We are always appreciated with your help at all time.
Best regards.


#4
  1. Transfer rate from okHost to PC can be measured using the PipeTest sample. See how your setup performs. Most modern setups should get 300 MB/s or better. We typically see 340 - 360 MB/s.

  2. You keep talking in MHz. The host interface is, indeed, at 100.8 MHz, but it is 32-bits (4 bytes) wide. When discussing throughput, it is customary to define in terms of bits or bytes. If you want to keep in MHz, we just need to know how many bits or bytes per cycle your sensor generates.


#5

Thanks for your nice comment.

Ok, I apologize that I didn’t mention that it, MHz measurement, is going to be multiplied by 4Bytes (cuz the basic wide is 32-bit). We are using 1 sample data at every 32bit wide.
(To inform you we also consider that multiple sample data can be compacted on 32bit wide in any case though.)

Nevertheless, the practical throughput on recieving procedure from okHost to PC is seemingly 300 MB/s or around.
Theoretically, in my idea, since okHost clock speed is 100.8MHz, the throughput is expected to reach to 403.2MB/s. So, our sensor data speed is originally designed to be worked at about 400MB/s, cuz it is sampled at speed of 100MHz.

All our data loss seem to caused by the speed gap between 400MB/s on sensor and practical throughput of 300 MB/s on okHost side.

So, based on your advice, I wonder if we are using DDR2 memory interface, is it reasonable to use much faster throughput on the side of okHost and PC?

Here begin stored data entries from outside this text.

class _ConvIm2col(torch.autograd.Function):

  @staticmethod
  def forward(ctx, x, w, stride, pad, out_hw, graph, w_var):
    B, C, H, Wd = x.shape
    N, _, R, S = w.shape
    Ho, Wo = out_hw
    M, K = B * Ho * Wo, R * S * C
    w2d = w.detach().permute(0, 2, 3, 1).reshape(N, K)
    xcol = torch.empty((M, K), dtype=x.dtype, device=x.device)
    y = torch.empty((B, N, Ho, Wo), dtype=x.dtype, device=x.device, memory_format=torch.channels_last)
    with region('conv_im2col_fwd', float((x.numel() + 2 * xcol.numel() + y.numel()) * 2)):
      hip.im2col(x, xcol, B, H, Wd, C, R, S, stride, pad[0], pad[1], Ho, Wo)
      hip.conv1x1_fwd(xcol, w2d, y, M, N, K)
    ctx.save_for_backward(x, w)
    ctx.meta = (stride, pad, out_hw, graph, w_var)
    return y

  @staticmethod
  def backward(ctx, dy):
    x, w = ctx.saved_tensors
    stride, pad, (Ho, Wo), graph, w_var = ctx.meta
    B, C, H, Wd = x.shape
    N, _, R, S = w.shape
    M, K = B * Ho * Wo, R * S * C
    dy = _nhwc(dy)
    dx = dw = None
    w2d = w.detach().permute(0, 2, 3, 1).reshape(N, K)
    if ctx.needs_input_grad[1]:
      xcol = torch.empty((M, K), dtype=x.dtype, device=x.device)
      hip.im2col(x, xcol, B, H, Wd, C, R, S, stride, pad[0], pad[1], Ho, Wo)
      splits = hip.conv1x1_wrw_splits(M, N, K)

      def wrw(dwk, scratch):
        hip.conv1x1_wrw(dy, xcol, dwk.view(N, K), scratch((splits + 32) * N * K), M, N, K)
      dw = _filter_grad(graph, w, w_var, (dy, xcol), 'conv_im2col_wrw', float((M * K + M * N) * 2), wrw)
    if ctx.needs_input_grad[0]:
      dxcol = torch.empty((M, K), dtype=x.dtype, device=x.device)
      dx = torch.empty_like(x)
      with region('conv_im2col_bwd_data', float((dy.numel() + 2 * dxcol.numel() + dx.numel()) * 2)):
        hip.conv1x1_fwd(dy, w2d.t().contiguous(), dxcol, M, K, N)
        hip.col2im(dxcol, dx, B, H, Wd, C, R, S, stride, pad[0], pad[1], Ho, Wo)
    return dx, dw, None, None, None, None, None


def im2col_conv_ok(x, conv, pad) -> bool:
  kh, kw, cin, cout = conv.kernel.ref_shape
  return (OWN_CONV_IM2COL and conv.k > 1 and conv.bias is None and isinstance(x, torch.Tensor) and fusable_tensor(x) and x.dim() == 4
          and cin % 8 == 0 and cin % 64 != 0 and cout % 8 == 0 and conv.graph.fuse_conv1x1
          and x.shape[0] * x.shape[2] * x.shape[3] * kh * kw * cin < (1 << 31))


def _run_stem(x, w):
  B, _, H, Wd = x.shape
  y = torch.empty((B, w.shape[0], H // 2, Wd // 2), dtype=x.dtype, device=x.device, memory_format=torch.channels_last)
  with region('conv_stem_fwd', float((x.numel() + y.numel()) * 2)):
    hip.conv_stem_fwd(x, w.detach().permute(0, 2, 3, 1), y, B, H, Wd)
  return y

Because DDR2 memory might allow us to use faster clock as your official document said, “300MHz clock seems to be available”(on XEM6310-UM.pdf). So is that setting for TS_okHostClk on ucf file setting?

ex)
NET “okUH[0]” TNM_NET = “okHostClk”;
TIMESPEC “TS_okHostClk” = PERIOD “okHostClk” 9.92 ns HIGH 50%;

I just need a little comment about how to assign faster clock to receiving clock pin, okHostClk.

Best Regards
Sincerely


#6

Simply put, you will not be able to achieve 400 MB/s.